@@ -732,7 +738,8 @@
 
     for f in (prepare_segments, dense_scores, dense_scores_streams, dense_ready, dense_detect, dense_last_plan, profile, profile_read, set_stream_params, push, push_g711, push_resampled,
               push_resampled_each, push_streams, tick_ready, reset_streams, stream_input, tick, poll, status, read_last, read_segment, results, results_device_ptr,
-              set_results_buffer, set_results_peers, publish_parity, publish_seq, wait_published, published_seq, match_stream, set_cuda_stream, launch_count):
+              set_results_buffer, set_results_peers, publish_parity, publish_seq, wait_published, published_seq, match_stream, set_cuda_stream, launch_count,
+              gate_fast_streams):
         setattr(Context, f.__name__, f)
 
 
diff --git a/easywakeword_b200/csrc/ewk_api.cu b/easywakeword_b200/csrc/ewk_api.cu
--- a/easywakeword_b200/csrc/ewk_api.cu
+++ b/easywakeword_b200/csrc/ewk_api.cu
@@ -572,6 +572,8 @@
     CK(cudaMalloc(&bank.events, sizeof(EventRec) * (size_t)bank.max_events));
     CK(cudaMalloc(&bank.ev_count, sizeof(int) * 8));
     CK(cudaMemsetAsync(bank.ev_count, 0, sizeof(int) * 8, stream));
+    CK(cudaMalloc(&bank.gate_fast, (size_t)n));
+    CK(cudaMemsetAsync(bank.gate_fast, 0, (size_t)n, stream));
     CK(cudaMalloc(&bank.bk_count, sizeof(int) * SEG_NB));
     CK(cudaMemsetAsync(bank.bk_count, 0, sizeof(int) * SEG_NB, stream));
     CK(cudaMalloc(&bank.bk_list, sizeof(int) * (size_t)SEG_NB * bank.max_events));
@@ -587,6 +589,7 @@
     CK(cudaMalloc(&own_results, sizeof(StreamResult) * (size_t)n));
     bank.results = (StreamResult*)own_results;
     if (const char* e = getenv("EWK_K3")) k3_frames = atoi(e) == 2;
+    if (const char* e = getenv("EWK_GATE_REPLAY")) gate_serial = std::strcmp(e, "serial") == 0;
     if (!k3_frames) {
         if (use_lm) CK(cudaMalloc(&bank.lm_ws, sizeof(float) * (size_t)queue_grid() * SEG_SMEM_FRAMES * LM_ROW));
     } else {
@@ -649,7 +652,7 @@
     if (d_rs_tail) { cudaFree(d_rs_tail); d_rs_tail = nullptr; rs_tail_cap = 0; }
     for (void* p : {bank.ring, (void*)bank.st, (void*)bank.prm, (void*)bank.chunk_ms, (void*)bank.events,
                     (void*)bank.ev_count, (void*)bank.block_ss, (void*)bank.lm_ws, own_results, (void*)bank.frow,
-                    (void*)bank.frame_ev, (void*)bank.ev_done, (void*)bank.bk_count, (void*)bank.bk_list})
+                    (void*)bank.frame_ev, (void*)bank.ev_done, (void*)bank.bk_count, (void*)bank.bk_list, (void*)bank.gate_fast})
         if (p) cudaFree(p);
     bank = BankView{};
     own_results = nullptr;
@@ -703,6 +706,18 @@
 }
 
 extern "C" int64_t ewk_launch_count(const ewk_ctx* ctx) { return ctx ? ctx->launches : 0; }
+
+extern "C" int ewk_gate_fast_streams(ewk_ctx* ctx, int64_t* out) {
+    if (!ctx || !out) return EWK_ERR_ARG;
+    *out = 0;
+    if (ctx->bank.n_streams == 0) return EWK_OK;
+    CK(cudaSetDevice(ctx->device));
+    std::vector<unsigned char> h((size_t)ctx->bank.n_streams);
+    CK(cudaMemcpyAsync(h.data(), ctx->bank.gate_fast, h.size(), cudaMemcpyDeviceToHost, ctx->stream));
+    CK(cudaStreamSynchronize(ctx->stream));
+    for (unsigned char f : h) *out += f;
+    return EWK_OK;
+}
 
 extern "C" int ewk_set_stream_params(ewk_ctx* ctx, int stream, const ewk_stream_params* p) {
     if (!ctx) return EWK_ERR_ARG;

Your assignment => Copy from the entries above each line in which the string "char" can be found.

Result =>
     if (const char* e = getenv("EWK_K3")) k3_frames = atoi(e) == 2;
+    if (const char* e = getenv("EWK_GATE_REPLAY")) gate_serial = std::strcmp(e, "serial") == 0;
+    std::vector<unsigned char> h((size_t)ctx->bank.n_streams);
+    for (unsigned char f : h) *out += f;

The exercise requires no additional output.